Während ich an einem mit Plastikplanen verhangenen Nudelimbiss in Shinjuku ein spätes Abendessen zu mir nehme – die typische Szenerie auf den Straßen Tokios, besser als Blade Runner –, schiele ich zum Handy meines Nachbarn hinüber, der gerade eine SMS liest. Das Handy ist dünn wie eine Oblate, glänzend weiß lackiert, mit abgerundeten Kanten, und sieht sehr zerbrechlich aus. Über sein Display zuckt eine Miniaturversion der Neonlichtshow Shinjukus. An dem Gerät hängt eine Handykette, die an einen Rosenkranz erinnert und vor Krebs schützen soll. Die meisten Leute hier haben eine. Sie soll angeblich Mikrowellen ablenken und vom Gehirn wegleiten. Das Kettchen sieht gut aus – eine tolle Requisite für Romanschriftsteller–, ist aber wahrscheinlich nicht das Fortschrittlichste, was es in dem Bereich gibt.

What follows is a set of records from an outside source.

# zhangmozhe/Deep-Exemplar-based-Video-Colorization

Hardware: AMD Instinct MI355X
Metric: colorized frames/sec/GPU at 216x384; correlation HBM GB/s vs roofline (higher is better)
Workload: dtype f32

## Files before the change

deep-exemplar-based-video-colorization_amd/csrc/conv_mfma.hip:

```cpp
#include "conv_kernel.h"
#include "conv_sk_kernel.h"
#include <algorithm>

#include "conv_wino_kernel.h"

static int virt_dim(int S, int up, int sub) {
    if (up == 2) return S * 2;
    if (sub == 2) return (S + 1) / 2;
    return S;
}

extern "C" int dvc_conv2d_out_hw(const DvcConvDesc* d, int32_t* OH, int32_t* OW) {
    DVC_REQUIRE(d, "dvc_conv2d_out_hw: null descriptor");
    int VH = virt_dim(d->H, d->in_up, d->in_sub), VW = virt_dim(d->W, d->in_up, d->in_sub);
    int ext = d->dil * (d->ksize - 1) + 1;
    *OH = (VH + 2 * d->pad - ext) / d->stride + 1;
    *OW = (VW + 2 * d->pad - ext) / d->stride + 1;
    return 0;
}

static int pick_tw(int OW) {
    int best = 32, best_w = cdiv(OW, 32) * 32;
    for (int tw : {16, 8}) {
        int wpad = cdiv(OW, tw) * tw;
// ... 758 lines not shown
#pragma unroll
    for (int o = 0; o < COUT; ++o) {
        float v = ((part[0][o][px] + part[1][o][px]) + (part[2][o][px] + part[3][o][px])) + (bias ? bias[o] : 0.f);
        y[((long)n * COUT + o) * HW + p] = apply_act(v, act, 0.f);
    }
}

extern "C" int dvc_conv1x1_small(const float* x, const float* w, const float* bias, int32_t N,
                                 int32_t Cin, int32_t HW, int32_t Cout, int32_t act, float* y,
                                 dvcStream stream) {
    DVC_REQUIRE(x && w && y, "dvc_conv1x1_small: null argument");
    DVC_REQUIRE(Cout >= 1 && Cout <= 4, "dvc_conv1x1_small: Cout must be 1..4");
    dim3 grid(cdiv(HW, 64), N);
    hipStream_t s = (hipStream_t)stream;
    switch (Cout) {
        case 1: hipLaunchKernelGGL(conv1x1_small_kernel<1>, grid, dim3(256), 0, s, x, w, bias, Cin, (long)HW, act, y); break;
        case 2: hipLaunchKernelGGL(conv1x1_small_kernel<2>, grid, dim3(256), 0, s, x, w, bias, Cin, (long)HW, act, y); break;
        case 3: hipLaunchKernelGGL(conv1x1_small_kernel<3>, grid, dim3(256), 0, s, x, w, bias, Cin, (long)HW, act, y); break;
        default: hipLaunchKernelGGL(conv1x1_small_kernel<4>, grid, dim3(256), 0, s, x, w, bias, Cin, (long)HW, act, y); break;
    }
    DVC_CHECK_LAUNCH("dvc_conv1x1_small");
    return 0;
}
```

deep-exemplar-based-video-colorization_amd/csrc/conv_wino_kernel.h:

```cpp
#pragma once
#include <type_traits>

#include "conv_kernel.h"

typedef float f32x4 __attribute__((ext_vector_type(4)));
typedef float f32x2 __attribute__((ext_vector_type(2)));

struct ConvWinoArgs {
    ConvKArgs k;
    int ss;
    int blk_y, blk_x;
    int gx, gy, gz;
    unsigned m_gx, m_gxy, m_cls, m_blkx, m_split;
    const float* x2;
    long x2_bs;
    int cinA, H2, W2, VH2, VW2, in_up2, in_sub2;
    float* pool;
    long pool_bs;
};
__host__ __device__ __forceinline__ unsigned wino_magic(long d) {
    return d > 1 ? (unsigned)(((1ULL << 32) + (unsigned long long)d - 1) / (unsigned long long)d) : 0u;
}
__device__ __forceinline__ int wino_div(int n, unsigned magic) { return magic ? (int)__umulhi((unsigned)n, magic) : n; }

// ... 41 lines not shown
#define WINO_S_ADD(D, A, B) asm volatile("v_add_f32 %0, %1, %2" : "=v"(D) : "v"(A), "v"(B))
#define WINO_S_SUB(D, A, B) asm volatile("v_sub_f32 %0, %1, %2" : "=v"(D) : "v"(A), "v"(B))

__device__ __forceinline__ int wino_stored_offset(int VH, int VW, int W, int in_up, int in_sub, int pad_mode, int vy, int vx) {
    int sy = map_virtual(vy, VH, pad_mode);
    int sx = map_virtual(vx, VW, pad_mode);
    if (sy < 0 || sx < 0) return -1;
    if (in_up == 2) {
        sy >>= 1;
        sx >>= 1;
    } else if (in_sub == 2) {
        sy <<= 1;
        sx <<= 1;
    }
    return sy * W + sx;
}

#define WINO_NBUF 3
__host__ __device__ constexpr int wino_xs_floats(int wm, int wn, int tr, int kc) {
    return ((kc * (2 * tr * wn + 2) * wino_pitch(tr) + 128 * wm * wn - 1) / (128 * wm * wn)) * (128 * wm * wn);
}
__host__ __device__ constexpr int wino_us_floats(int wm, int kc) { return wm * kc * 128 * 4; }

template <int WM, int WN, int TR, int KC, int VAR = 0, bool DUAL = false, class SA = ConvWinoArgs, bool UPZ = false>
__device__ __forceinline__ void conv_wino_body(const SA& s, const int wlog, float* const xsb, float* const usb) {
#if defined(__HIP_DEVICE_COMPILE__)
    const auto& a = s.k;
    constexpr int NPAIR = WM * WN;
    constexpr int NT = 128 * NPAIR;
    constexpr int TC = 32 / TR;
    constexpr int PR = 2 * TR * WN + 2;
    constexpr int PC = 2 * TC + 2;
    constexpr int PITCH = wino_pitch(TR);
    constexpr int plane = PR * PITCH;
    constexpr int EPT = (KC * plane + NT - 1) / NT;
    constexpr int C_XS = EPT * NT;
    static_assert(C_XS == wino_xs_floats(WM, WN, TR, KC), "LDS size helper out of step");
    constexpr int UQ = WM * KC * 128;
    static_assert(UQ * 4 == wino_us_floats(WM, KC), "LDS size helper out of step");
    static_assert(UQ % NT == 0, "whole staging instructions");
    static_assert(PITCH >= PC && PITCH % 2 == 0 && plane % 2 == 0 && KC % 4 == 0, "aligned patch rows, even K-steps per chunk");
    static_assert(2 * (PITCH / 2) + 1 < 256, "ds_read2_b64 offsets are 8 bits");
    constexpr int WPT = UQ / NT;
    constexpr int NI = EPT + WPT;
    static_assert(2 * NI < 64, "vmcnt is 6 bits");
    constexpr int KS = KC / 2;
    constexpr int NBUF = WINO_NBUF;
    constexpr int OOB = (int)0x80000000;
    static_assert(!UPZ || DUAL, "the zero-position form is built for the two-input launches");
    static_assert(NBUF * UQ * 4 >= 2 * NPAIR * 32 * 64, "the output exchange fits in the filter buffers");

    const int tid = threadIdx.x;
    const int lane = tid & 63, wave = __builtin_amdgcn_readfirstlane(tid >> 6);
    const int l31 = lane & 31, hi = lane >> 5;
    const int ph = wave / NPAIR, pair = wave % NPAIR;
    const int wm = pair / WN, wn = pair % WN;
    const int tr = l31 / TC, tc = l31 % TC;
    const int ss = s.ss;
    const int bz = wino_div(wlog, s.m_gxy), r_xy = wlog - bz * (s.gx * s.gy);
    const int by = wino_div(r_xy, s.m_gx), bx = r_xy - by * s.gx;
    const int per_cls = s.blk_y * s.blk_x;
    const int cls = wino_div(bx, s.m_cls), brem = bx - cls * per_cls;
    const int py = ss == 2 ? cls >> 1 : 0, px = ss == 2 ? cls & 1 : 0;
    const int tyb = wino_div(brem, s.m_blkx);
    const int ty0 = tyb * (TR * WN), tx0 = (brem - tyb * s.blk_x) * TC;
    const int b0 = by * WM;
    const int n = wino_div(bz, s.m_split), ksplit = bz - n * a.split;
    const int HWi = a.H * a.W;

    const int nchunks_all = a.Cin / KC;
    const int c_begin = ksplit * a.chunks_per_split;
    const int c_end = min(nchunks_all, c_begin + a.chunks_per_split);

// ... 68 lines not shown
    constexpr std::false_type ANY_INPUT{};

    const unsigned xlane =
        (unsigned)(size_t)(CONV_AS3 float*)xsb + (hi * plane + (2 * (wn * TR + tr) + ph) * PITCH + 2 * tc) * 4;
    const unsigned ulane = (unsigned)(size_t)(CONV_AS3 float*)usb + (((wm * KC + hi) * 4 + 2 * ph) * 32 + l31) * 16;

    constexpr bool BRANCH_FREE = VAR != 3;
    issue_x(c_begin, 0, ANY_INPUT);
    if (BRANCH_FREE) {
        issue(min(c_begin + 1, c_end - 1), 1, ANY_INPUT);
        issue(min(c_begin + 2, c_end - 1), 2, ANY_INPUT);
        asm volatile("s_waitcnt vmcnt(%0)" ::"n"(2 * NI) : "memory");
    } else {
        if (c_begin + 1 < c_end) issue(c_begin + 1, 1, ANY_INPUT);
        if (c_begin + 2 < c_end) issue(c_begin + 2, 2, ANY_INPUT);
        if (c_begin + 2 < c_end) asm volatile("s_waitcnt vmcnt(%0)" ::"n"(2 * NI) : "memory");
        else if (c_begin + 1 < c_end) asm volatile("s_waitcnt vmcnt(%0)" ::"n"(NI) : "memory");
        else asm volatile("s_waitcnt vmcnt(0)" ::: "memory");
    }
    __builtin_amdgcn_s_barrier();

    const float slope = a.act_slope_ptr ? *a.act_slope_ptr : a.act_slope;
    const long OHW = (long)a.OH * a.OW;
    const bool partial = a.split > 1;
    float* yb = partial ? a.part + ((long)ksplit * a.N + n) * a.Cout * OHW : a.y + (long)n * a.y_bs;
    const float* rb = (!partial && a.res) ? a.res + (long)n * a.res_bs : nullptr;

    auto run = [&](auto PHC) {
        constexpr int PH = decltype(PHC)::value;
        f32x4 D[2][3], U[2][2];
        f32x2 V03[2][2], V12[2][2];
        auto lo = [](const f32x4& v) { return __builtin_shufflevector(v, v, 0, 1); };
        auto hh = [](const f32x4& v) { return __builtin_shufflevector(v, v, 2, 3); };
        auto transform_a = [&](const f32x4 (&d)[3], f32x2 (&tl)[2], f32x2 (&th)[2], const bool row3_only = false) {
            if (VAR == 1) {
                if (PH == 0) {
                    WINO_S_SUB(tl[0].x, d[0].x, d[2].x); WINO_S_SUB(tl[0].y, d[0].y, d[2].y);
                    WINO_S_SUB(th[0].x, d[0].z, d[2].z); WINO_S_SUB(th[0].y, d[0].w, d[2].w);
                    WINO_S_ADD(tl[1].x, d[1].x, d[2].x); WINO_S_ADD(tl[1].y, d[1].y, d[2].y);
                    WINO_S_ADD(th[1].x, d[1].z, d[2].z); WINO_S_ADD(th[1].y, d[1].w, d[2].w);
                } else {
                    if (!row3_only) {
                        WINO_S_SUB(tl[0].x, d[1].x, d[0].x); WINO_S_SUB(tl[0].y, d[1].y, d[0].y);
                        WINO_S_SUB(th[0].x, d[1].z, d[0].z); WINO_S_SUB(th[0].y, d[1].w, d[0].w);
                    }
                    WINO_S_SUB(tl[1].x, d[0].x, d[2].x); WINO_S_SUB(tl[1].y, d[0].y, d[2].y);
                    WINO_S_SUB(th[1].x, d[0].z, d[2].z); WINO_S_SUB(th[1].y, d[0].w, d[2].w);
// ... 110 lines not shown
                    s1[j] = -m[j] - m[4 + j];
                }
            }
            o[0] = s0[0] + s0[1] + s0[2];
            o[1] = s0[1] - s0[2] - s0[3];
            o[2] = s1[0] + s1[1] + s1[2];
            o[3] = s1[1] - s1[2] - s1[3];
        };
        auto for8 = [&](auto f) {
            f(std::integral_constant<int, 0>{}); f(std::integral_constant<int, 1>{}); f(std::integral_constant<int, 2>{});
            f(std::integral_constant<int, 3>{}); f(std::integral_constant<int, 4>{}); f(std::integral_constant<int, 5>{});
            f(std::integral_constant<int, 6>{}); f(std::integral_constant<int, 7>{});
        };
        {
            float* mine = ex + (wave * 32) * 64 + lane;
            for8([&](auto IC) {
                constexpr int i = decltype(IC)::value;
                float o[4];
                partial_out(std::integral_constant<int, 8 * (1 - PH) + i>{}, o);
#pragma unroll
                for (int q = 0; q < 4; ++q) mine[(i * 4 + q) * 64] = o[q];
            });
        }
        __syncthreads();
        const float* theirs = ex + ((PH == 0 ? wave + NPAIR : wave - NPAIR) * 32) * 64 + lane;
        const int u0 = 2 * (ty0 + wn * TR + tr), x0 = 2 * (tx0 + tc);
        const int oy0 = ss * u0 + py, oy1 = ss * (u0 + 1) + py;
        const int ox0 = ss * x0 + px, ox1 = ss * (x0 + 1) + px;
        const bool okx0 = ox0 < a.OW, okx1 = ox1 < a.OW;
        const bool pairst = ss == 1 && okx1 && (a.OW & 1) == 0;
        const bool pool_here = !partial && s.pool;
        float* pb = pool_here ? s.pool + (long)n * s.pool_bs : nullptr;
        const long PHW = (long)(a.OH >> 1) * (a.OW >> 1);
        for8([&](auto IC) {
            constexpr int i = decltype(IC)::value;
            constexpr int r = 8 * PH + i;
            float o[4];
            partial_out(std::integral_constant<int, r>{}, o);
#pragma unroll
            for (int q = 0; q < 4; ++q) {
                const float t = theirs[(i * 4 + q) * 64];
                o[q] = PH == 0 ? o[q] + t : t + o[q];
            }
            const int co = (b0 + wm) * 32 + (r & 3) + 8 * (r >> 2) + 4 * hi;
            const float bias = (!partial && a.bias) ? a.bias[co] : 0.f;
            float pooled = 0.f;
#pragma unroll
            for (int p = 0; p < 2; ++p) {
                const int oy = p ? oy1 : oy0;
                if (oy >= a.OH) continue;
                const long row = (long)co * OHW + (long)oy * a.OW;
                float v0 = o[2 * p] + bias, v1 = o[2 * p + 1] + bias;
                if (rb) {
                    if (okx0) v0 += rb[row + ox0];
                    if (okx1) v1 += rb[row + ox1];
                }
                if (!partial) {
                    v0 = apply_act(v0, a.act, slope);
                    v1 = apply_act(v1, a.act, slope);
                }
                if (pool_here) {
                    const float m = fmaxf(v0, v1);
                    pooled = p ? fmaxf(pooled, m) : m;
                    if (p && okx1) pb[(long)co * PHW + (long)(oy0 >> 1) * (a.OW >> 1) + (ox0 >> 1)] = pooled;
                    if (!a.y) continue;
                }
                if (pairst && VAR == 2) {
                    union { float2 f; unsigned long long u; } cv;
                    cv.f = make_float2(v0, v1);
                    __hip_atomic_store(reinterpret_cast<unsigned long long*>(yb + row + ox0), cv.u, __ATOMIC_RELAXED, __HIP_MEMORY_SCOPE_AGENT);
                } else if (pairst) {
                    *reinterpret_cast<float2*>(yb + row + ox0) = make_float2(v0, v1);
                } else {
                    if (okx0) yb[row + ox0] = v0;
                    if (okx1) yb[row + ox1] = v1;
                }
            }
        });
    };
    if (ph) run(std::integral_constant<int, 1>{});
    else run(std::integral_constant<int, 0>{});
#endif
}

template <int WM, int WN, int TR, int KC, int VAR = 0, bool DUAL = false, bool UPZ = false>
__global__ __launch_bounds__(128 * WM * WN) __attribute__((amdgpu_waves_per_eu(2, 2))) void conv_wino_kernel(ConvWinoArgs s) {
    __shared__ __attribute__((aligned(16))) float xsb[WINO_NBUF * wino_xs_floats(WM, WN, TR, KC)];
    __shared__ __attribute__((aligned(16))) float usb[WINO_NBUF * wino_us_floats(WM, KC)];
    const int G = s.gx * s.gy * s.gz;
    const int xq = G / 8, xr = G % 8, xcd = blockIdx.x % 8, xi = blockIdx.x / 8;
    const int wlog = (xcd < xr ? xcd * (xq + 1) : xr * (xq + 1) + (xcd - xr) * xq) + xi;
    conv_wino_body<WM, WN, TR, KC, VAR, DUAL, ConvWinoArgs, UPZ>(s, wlog, xsb, usb);
}

#define WINO_GROUP_MAX 4
struct ConvWinoGroupArgs {
    ConvWinoArgs item[WINO_GROUP_MAX];
    int per_xcd[WINO_GROUP_MAX + 1];
    int tr[WINO_GROUP_MAX];
    int n;
};
typedef __attribute__((address_space(4))) ConvWinoArgs ConvWinoArgsK;
template <int WM, int WN, int KC>
__global__ __launch_bounds__(128 * WM * WN) __attribute__((amdgpu_waves_per_eu(2, 2))) void conv_wino_group_kernel(ConvWinoGroupArgs g) {
    constexpr int XS = wino_xs_floats(WM, WN, 1, KC) > wino_xs_floats(WM, WN, 8, KC) ? wino_xs_floats(WM, WN, 1, KC) : wino_xs_floats(WM, WN, 8, KC);
    static_assert(XS >= wino_xs_floats(WM, WN, 2, KC) && XS >= wino_xs_floats(WM, WN, 4, KC), "largest patch buffer");
#if defined(__HIP_DEVICE_COMPILE__)
    __shared__ __attribute__((aligned(16))) float xsb[WINO_NBUF * XS];
    __shared__ __attribute__((aligned(16))) float usb[WINO_NBUF * wino_us_floats(WM, KC)];
    const int xcd = blockIdx.x % 8, xi = blockIdx.x / 8;
    int it = 0, base = 0, q = g.per_xcd[1], tr = g.tr[0];
#pragma unroll
    for (int i = 1; i < WINO_GROUP_MAX; ++i)
        if (i < g.n && xi >= g.per_xcd[i]) {
            it = i;
// ... 56 lines not shown
}

template <int WM, int WN, int KC>
static void conv_wino_launch_shape_dual(int tr, bool upz, dim3 grid, hipStream_t st, const ConvWinoArgs& s) {
    constexpr int NT = 128 * WM * WN;
    if (upz) {
        switch (tr) {
            case 1: hipLaunchKernelGGL((conv_wino_kernel<WM, WN, 1, KC, 0, true, true>), grid, dim3(NT), 0, st, s); break;
            case 2: hipLaunchKernelGGL((conv_wino_kernel<WM, WN, 2, KC, 0, true, true>), grid, dim3(NT), 0, st, s); break;
            case 4: hipLaunchKernelGGL((conv_wino_kernel<WM, WN, 4, KC, 0, true, true>), grid, dim3(NT), 0, st, s); break;
            default: hipLaunchKernelGGL((conv_wino_kernel<WM, WN, 8, KC, 0, true, true>), grid, dim3(NT), 0, st, s); break;
        }
        return;
    }
    switch (tr) {
        case 1: hipLaunchKernelGGL((conv_wino_kernel<WM, WN, 1, KC, 0, true>), grid, dim3(NT), 0, st, s); break;
        case 2: hipLaunchKernelGGL((conv_wino_kernel<WM, WN, 2, KC, 0, true>), grid, dim3(NT), 0, st, s); break;
        case 4: hipLaunchKernelGGL((conv_wino_kernel<WM, WN, 4, KC, 0, true>), grid, dim3(NT), 0, st, s); break;
        default: hipLaunchKernelGGL((conv_wino_kernel<WM, WN, 8, KC, 0, true>), grid, dim3(NT), 0, st, s); break;
    }
}
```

Seit meinen Anfängen als Schriftsteller ist Tokio für mich die beste Quelle für Requisiten. In dieser Stadt gehen einem förmlich die Augen über. In der Straßenlandschaft Tokios sieht man mehr Sedimentschichten futuristischen Designs als irgendwo sonst auf der Welt. Immer neue, übereinander gebaute Versionen von Tomorrowland, und wenn eine Schicht bröckelt, kommt darunter eine ältere zum Vorschein.
Das glänzende Handy mit dem Antikrebs-Kettchen ist als Requisite brauchbar, wie sieht es aber mit dem Rest des Landes aus? Die Blase ist geplatzt, sämtliche Wirtschaftspläne erwiesen sich seither als Debakel, ein politischer Skandal folgt dem nächsten … Ist das die Zukunft?